A POD-Galerkin reduced order model for a LES filtering approach

TL;DR

This paper introduces a novel POD-Galerkin reduced order model for LES filtering in fluid dynamics, combining an Evolve-Filter algorithm with efficient finite volume methods, and incorporating pressure at the reduced level.

Contribution

It presents a new reduced order modeling approach that applies spatial filtering during snapshot collection and in the ROM, including pressure field modeling, for improved accuracy in LES simulations.

Findings

Accurate ROM for 2D and 3D flow past a cylinder at Re up to 100.

Effective parametric study on filtering radius for 2D case.

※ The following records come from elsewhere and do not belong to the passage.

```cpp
template <int VPS, int LAYOUT>
struct BrickLayout {
  static_assert(LAYOUT == 0 || LAYOUT == 1, "apron (0) or quad (1) bricks");
// ... 207 lines not shown
  for (const DeviceBufferSize& g : group) g.buffer->release();
  hipError_t e = hipSuccess;
  for (const DeviceBufferSize& g : group)
    if (e == hipSuccess) e = g.buffer->alloc(g.bytes);
  if (e != hipSuccess)
    for (const DeviceBufferSize& g : group) g.buffer->release();
  return e;
}

template <class Call>
hipError_t temp_bytes(Call& call, size_t* bytes) {
  *bytes = 0;
  return call(nullptr, *bytes);
}
template <class Call>
hipError_t run_with_temp(DeviceBuffer& tmp, Call& call) {
  size_t bytes = 0;
  hipError_t e = temp_bytes(call, &bytes);
  if (e == hipSuccess) e = tmp.reserve(bytes, 8);
  if (e == hipSuccess) e = call(tmp.p, bytes);
  return e;
}

struct Context {
  int device = 0;
  hipStream_t own_stream = nullptr;
  hipStream_t stream = nullptr;
  hipEvent_t ev_start = nullptr, ev_stop = nullptr;
  std::mutex mu;
  hipStream_t tsdf_own_stream = nullptr;
  hipStream_t tsdf_stream = nullptr;
  bool stream_priorities = false;
  std::atomic<int> tsdf_integrators{0};
  hipEvent_t ev_tsdf_start = nullptr, ev_tsdf_stop = nullptr, ev_handover = nullptr;
  std::mutex tsdf_mu;
  std::mutex err_mu;
  std::string last_error;
  int cu_count = 256;
  int brick_layout = 0;
  int sampling_bricks = 1;
  struct EvalSlot {
    hipStream_t stream = nullptr;
    hipEvent_t order = nullptr;
    DeviceBuffer d_out;
    DeviceBuffer d_raw;
    PinnedBuffer h_raw;
    PinnedBuffer h_out;
    bool busy = false;
  };
  static constexpr int kEvalSlots = 8;
  static constexpr size_t kSmallOutputBytes = 1u << 20;
  EvalSlot eval_slot[kEvalSlots];
  std::condition_variable slot_free;
};

struct Mt19937 {
  static constexpr int kN = 624;
  uint32_t mt[kN];
  uint32_t idx = kN;
  Mt19937() { seed(5489u); }
  void seed(uint32_t s) {
    mt[0] = s;
    for (int i = 1; i < kN; ++i) mt[i] = 1812433253u * (mt[i - 1] ^ (mt[i - 1] >> 30)) + (uint32_t)i;
    idx = kN;
  }
  void twist() {
    for (int k = 0; k < kN; ++k) {
      uint32_t y = (mt[k] & 0x80000000u) | (mt[(k + 1) % kN] & 0x7fffffffu);
      mt[k] = mt[(k + 397) % kN] ^ (y >> 1) ^ ((y & 1u) ? 0x9908b0dfu : 0u);
    }
    idx = 0;
  }
  uint32_t operator()() {
    if (idx >= (uint32_t)kN) twist();
    uint32_t y = mt[idx++];
    y ^= y >> 11;
    y ^= (y << 7) & 0x9d2c5680u;
    y ^= (y << 15) & 0xefc60000u;
    y ^= y >> 18;
    return y;
  }
};
static_assert(sizeof(Mt19937) == 625 * 4, "Mt19937 is copied to the device as 625 words");

struct SamplerEngine {
  Mt19937 host;
  DeviceArray<uint32_t> d_state;
  bool on_device = false;
};

struct PointSet {
  int64_t n = 0;
  uint64_t version = 0;
  DeviceArray<float4> d_xyzd;
  DeviceArray<float> d_weight;
  DeviceArray<float4> d_chunk_bounds;
  float aabb_min[3] = {0, 0, 0}, aabb_max[3] = {0, 0, 0};
  double sum_weight = 0;
  bool present = false;
  std::vector<int64_t> order;
  std::vector<int32_t> inv_order;
  std::vector<double> cumulative_weight;
  DeviceArray<double> d_cumulative;
  int32_t search_buckets = 0;
  DeviceArray<int32_t> d_search_lut;
  DeviceArray<int32_t> d_inv_order;
// ... 127 lines not shown
  return origin + ((float)idx + 0.5f) * voxel_size;
}

#define VGX_HIP(ctx, call)                                                      \
  do {                                                                          \
    hipError_t e__ = (call);                                                    \
    if (e__ != hipSuccess)                                                      \
      return vgx::set_error((ctx), VGX_ERR_HIP,                                 \
                            std::string(#call) + ": " + hipGetErrorString(e__)); \
  } while (0)

inline int alloc_error(vgx_ctx ctx, hipError_t e, const char* what) {
  (void)hipGetLastError();
  return set_error(ctx, e == hipErrorOutOfMemory ? VGX_ERR_NOMEM : VGX_ERR_HIP, std::string(what) + ": " + hipGetErrorString(e));
}

inline int upload_new(vgx_ctx ctx, DeviceBuffer& buffer, const void* src, size_t bytes) {
  buffer.release();
  if (bytes == 0) return VGX_OK;
  VGX_HIP(ctx, buffer.alloc(bytes));
  VGX_HIP(ctx, hipMemcpy(buffer.p, src, bytes, hipMemcpyHostToDevice));
  return VGX_OK;
}

struct MeshView {
  vgx_ctx ctx;
  bool holds_mesh;
  bool has_colors;
  bool per_vertex;
  int64_t n_tris;
  const float* vertices;
  const float* normals;
  const uint32_t* colors;
};
std::mutex& mesh_mutex(vgx_mesh M);
MeshView mesh_view(vgx_mesh M);

struct EvalTotals {
  double sum;
  float max_abs, min_abs;
  long long n_eval, n_ign, n_non, n_err_blocks;
};
struct EvalDevice {
  DeviceBuffer slot, has, pos, part, tot, tmp, ed, es, ebi;
};
int eval_check(const char* fn, vgx_submap gt, vgx_submap test, int32_t layer, int32_t mode, const void* details);
int eval_enqueue(vgx_submap gt, vgx_submap test, int32_t layer, int32_t mode, bool want_index, bool want_distance, bool want_set,
                 EvalDevice& D);
void eval_details(const EvalTotals& tot, vgx_voxel_evaluation_details* details);

#ifndef VGX_TOOLING_LIBRARY
int launch_brickify(vgx_submap sm, int which);
int build_block_lut(vgx_submap sm);
#else
inline int launch_brickify(vgx_submap sm, int which);
inline int build_block_lut(vgx_submap sm);
#endif
int build_chunk_bounds(vgx_ctx ctx, PointSet& ps);
void reset_point_set(PointSet& ps);
int engine_to_host(vgx_ctx ctx, SamplerEngine& e);
int engine_to_device(vgx_ctx ctx, SamplerEngine& e);
void make_pose_pack(const double ref_pose[4], const double read_pose[4], PosePack* out);
std::vector<Tile> make_tiles(int32_t constraint, int64_t n, int tile_points);
constexpr int kBlockThreads = 256;
constexpr int kPointsPerThread = 4;
constexpr int kTilePoints = kBlockThreads * kPointsPerThread;
}

extern "C" {
VGX_API int vgx_internal_set_error(vgx_ctx ctx, int code, const char* msg);
VGX_API int vgx_internal_launch_brickify(vgx_submap sm, int which);
VGX_API int vgx_internal_build_block_lut(vgx_submap sm);
}
#ifdef VGX_TOOLING_LIBRARY
namespace vgx {
inline int set_error(vgx_ctx ctx, int code, const std::string& msg) { return vgx_internal_set_error(ctx, code, msg.c_str()); }
inline int launch_brickify(vgx_submap sm, int which) { return vgx_internal_launch_brickify(sm, which); }
inline int build_block_lut(vgx_submap sm) { return vgx_internal_build_block_lut(sm); }
}
#endif

#endif
```

Before: 130,100.
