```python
i64 = C.c_int64
p_i64 = C.POINTER(C.c_int64)
# ... 70 lines not shown
    "ttn_dmrg_linsolve": (C.c_int, [handle, handle, handle, handle, C.c_double, i64, p_i64, p_i64]),
    "ttn_dmrg_linsolve_it": (C.c_int, [handle, handle, handle, handle, C.c_double, i64, p_i64, p_i64, C.c_int, i64, C.c_double, i64]),
    "ttn_dmrg_cg_iterations": (C.c_int, [i64, p_i64]),
    "ttn_dmrg_eigsolve": (C.c_int, [handle, handle, handle, C.c_double, i64, p_i64, p_i64, C.c_int, i64, C.c_double, i64, i64, p_f64, p_i64]),
    "ttn_mals_eigsolve": (C.c_int, [handle, handle, handle, C.c_double, i64, p_i64, p_i64, C.c_int, i64, C.c_double, i64, i64, p_f64, p_i64]),
    "ttn_eigsolve_history_len": (C.c_int, [C.c_int, i64, i64, p_i64, p_i64]),
    "ttn_als_eigsolve": (C.c_int, [handle, handle, handle, i64, p_i64, p_i64, p_f64, i64, C.c_int, i64, C.c_double, i64, i64, p_f64]),
    "ttn_als_gen_eigsolve": (C.c_int, [handle, handle, handle, handle, i64, p_i64, p_i64, C.c_int, i64, i64, p_f64]),
    "ttn_eigsolve_stats": (C.c_int, [i64, p_i64, p_f64]),
    "ttn_tdvp_apply_h1": (C.c_int, [C.c_int, i64, i64, i64, i64, i64, i64, C.c_void_p, C.c_void_p, C.c_void_p, C.c_void_p, C.c_void_p, C.c_int]),
    "ttn_tdvp_apply_h0": (C.c_int, [C.c_int, i64, i64, i64, i64, C.c_void_p, C.c_void_p, C.c_void_p, C.c_void_p]),
    "ttn_tdvp_update_left_env": (C.c_int, [C.c_int, i64, i64, i64, i64, i64, i64, C.c_void_p, C.c_void_p, C.c_void_p, C.c_void_p, C.c_int]),
    "ttn_tdvp_update_right_env": (C.c_int, [C.c_int, i64, i64, i64, i64, i64, i64, C.c_void_p, C.c_void_p, C.c_void_p, C.c_void_p, C.c_int]),
    "ttn_tdvp_apply_h2": (C.c_int, [C.c_int, i64, i64, i64, i64, i64, i64, i64, i64, C.c_void_p, C.c_void_p, C.c_void_p, C.c_void_p, C.c_void_p, C.c_void_p, C.c_int]),
    "ttn_dense_qr": (C.c_int, [C.c_int, i64, i64, C.c_void_p, C.c_void_p, C.c_void_p]),
    "ttn_dense_svd": (C.c_int, [C.c_int, i64, i64, C.c_void_p, C.c_void_p, C.c_void_p, C.c_void_p]),
    "ttn_cross_maxvol": (C.c_int, [C.c_int, i64, i64, C.c_void_p, C.c_double, i64, C.c_void_p, C.c_void_p, C.c_void_p, p_i64]),
    "ttn_cross_points": (C.c_int, [C.c_int, C.c_int, i64, i64, i64, i64, i64, i64, C.c_void_p, C.c_void_p, C.c_void_p, i64, C.c_void_p,
                                   C.c_void_p, C.c_void_p, C.c_void_p]),
    "ttn_cross_eval": (C.c_int, [C.c_int, i64, i64, pp_f64, p_i64, p_i64, C.c_void_p, C.c_void_p, C.c_void_p, C.c_void_p, C.c_double,
                                 C.c_void_p]),
    "ttn_tdvp_contract_f64": (C.c_int, [C.c_int, C.c_int, i64, p_i64, C.c_void_p, C.c_void_p, C.c_void_p, C.c_void_p, C.c_void_p, C.c_void_p, C.c_int]),
    "ttn_selftest_eig128": (C.c_int, [C.c_void_p, i64, i64, i64, C.c_void_p, C.c_void_p, C.c_void_p]),
    "ttn_selftest_sym_eig": (C.c_int, [i64, i64, C.c_void_p, C.c_void_p, C.c_void_p]),
    "ttn_add": (C.c_int, [handle, handle, handle]),
    "ttn_scale": (C.c_int, [C.c_double, handle, handle]),
    "ttn_scale_batch": (C.c_int, [p_f64, handle, handle]),
    "ttn_orthogonalize": (C.c_int, [handle, i64, handle]),
    "ttn_sv_capture": (C.c_int, [handle, C.c_int]),
    "ttn_sv_get": (C.c_int, [handle, i64, i64, p_f64, i64, p_i64]),
    "ttn_timer_begin": (C.c_int, []),
    "ttn_timer_end": (C.c_int, [C.POINTER(C.c_float)]),
    "ttn_selftest_gemm": (C.c_int, [i64, i64, i64, p_f64, p_f64, p_f64, C.c_double, C.c_double, C.c_int, C.c_int]),
    "ttn_event_record": (C.c_int, [i64]),
    "ttn_event_elapsed": (C.c_int, [i64, i64, C.POINTER(C.c_float)]),
    "ttn_apply_f64": (C.c_int, [i64, p_i64, pp_f64, p_i64, pp_f64, p_i64, pp_f64]),
    "ttn_dot_f64": (C.c_int, [i64, p_i64, pp_f64, p_i64, pp_f64, p_i64, p_f64]),
    "ttn_hadamard_f64": (C.c_int, [i64, p_i64, pp_f64, p_i64, pp_f64, p_i64, pp_f64]),
    "ttn_add_f64": (C.c_int, [i64, p_i64, pp_f64, p_i64, pp_f64, p_i64, pp_f64]),
    "ttn_scale_f64": (C.c_int, [i64, p_i64, C.c_double, pp_f64, p_i64, p_i64, pp_f64, p_i64]),
    "ttn_orthogonalize_f64": (C.c_int, [i64, p_i64, pp_f64, p_i64, i64, pp_f64, p_i64, p_i64]),
    "ttn_compress_f64": (C.c_int, [i64, p_i64, pp_f64, p_i64, i64, C.c_double, i64]),
    "ttn_apply_compress_rank_bound": (C.c_int, [i64, p_i64, p_i64, p_i64, i64, i64, p_i64]),
    "ttn_apply_compress_f64": (C.c_int, [i64, p_i64, pp_f64, p_i64, pp_f64, p_i64, pp_f64, p_i64, i64, C.c_double, i64]),
    "ttn_bond_truncate_f64": (C.c_int, [i64, p_i64, pp_f64, p_i64, i64, i64, C.c_double]),
    "ttn_r_and_d_to_rks": (C.c_int, [i64, p_i64, i64, p_i64, i64, p_i64]),
# ... 121 lines not shown
```

### tensortrainnumerics.jl_amd/csrc/ttn_api.hip

```cpp
#include "../../include/ttn.h"
#include "ttn_common.h"
#include "ttn_stream_kernels.h"
#include "ttn_dense_kernels.h"
#include "ttn_dot_kernels.h"
#include "ttn_ortho_kernels.h"
#include "ttn_ortho512.h"
#include "ttn_ortho_ramp.h"
#include "ttn_hsvd_kernels.h"
#include "ttn_resite_kernels.h"
#include "ttn_als_kernels.h"
#include "ttn_als_grid.h"
#include "ttn_eigsolve_kernels.h"
#include "ttn_als_eig_kernels.h"
#include "ttn_eig_kernels.h"
#include "ttn_tdvp_kernels.h"
#include "ttn_densefact_kernels.h"
#include "ttn_cross_kernels.h"
#include "ttn_cross_batch_kernels.h"
#include "ttn_opalg_kernels.h"
#include "ttn_cplx_kernels.h"
#include "ttn_grid_kernels.h"
#include "ttn_grad_kernels.h"
#include "ttn_rect_kernels.h"
#include "ttn_step_kernels.h"

#include <algorithm>
#include <cmath>
#include <cstdio>
#include <cstring>
#include <cstdlib>
#include <mutex>
#include <set>
#include <string>
#include <vector>

extern "C" {
int ttn_wg512_init(void);
size_t ttn_wg512_compress_args_bytes(void);
int ttn_wg512_launch_compress(const void* args, size_t nbytes, int grid, hipStream_t stream);
int ttn_wg512_selftest_eig(const double* G, double* Vst, int n, int r, int nev, double* sig, double* Xout, long long* clk, hipStream_t stream);
int ttn_wg512_selftest_gemm(int m, int n, int k, double* A, double* B, double* C, double alpha, double beta, int ta, int tb, hipStream_t stream);
}

namespace {
std::set<struct ttn_tt_s*> g_live;
std::recursive_mutex g_mu;
bool g_init = false;
int g_device = -1;
hipStream_t g_stream = nullptr;
hipEvent_t g_ev0 = nullptr, g_ev1 = nullptr;
hipEvent_t g_launch_ev0 = nullptr, g_launch_ev1 = nullptr;
bool g_have_launch_ms = false;
size_t g_ortho_state_off = 0;
int g_ortho_state_batch = 0;
long long g_dense_plan[3] = {-1, 0, 0};
long long g_gather_plan[4] = {0, 0, 0, 0};
std::string g_err = "";
std::vector<hipEvent_t> g_slots;
std::vector<long long> g_xb_tab_host;
hipEvent_t g_xb_tab_ev = nullptr;

int fail(int code, const char* what) {
    g_err = what;
// ... 146 lines not shown

const char* ttn_version(void) { return "ttn-mi355x 0.1.0 (gfx950, fp64)"; }
const char* ttn_last_error_string(void) { return g_err.c_str(); }

int ttn_device_count(int* n) {
    if (!n) return fail(TTN_ERR_ARG, "null pointer");
    int c = 0;
    hipError_t e = hipGetDeviceCount(&c);
    if (e != hipSuccess) { *n = 0; return hipfail(e, "hipGetDeviceCount"); }
    *n = c;
    return TTN_OK;
}
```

ROM results closely match full order model outcomes.

Abstract

We propose a Proper Orthogonal Decomposition (POD)-Galerkin based Reduced Order Model (ROM) for a Leray model. For the implementation of the model, we combine a two-step algorithm called Evolve-Filter (EF) with a computationally efficient finite volume method. The main novelty of the proposed approach relies in applying spatial filtering both for the collection of the snapshots and in the reduced order model, as well as in considering the pressure field at reduced level. In both steps of the EF algorithm, velocity and pressure fields are approximated by using different POD basis and coefficients. For the reconstruction of the pressures fields, we use a pressure Poisson equation approach. We test our ROM on two benchmark problems: 2D and 3D unsteady flow past a cylinder at Reynolds number 0 <= Re <= 100. The accuracy of the reduced order model is assessed against results obtained with the full order model. For the 2D case, a parametric study with respect to the filtering radius is also presented.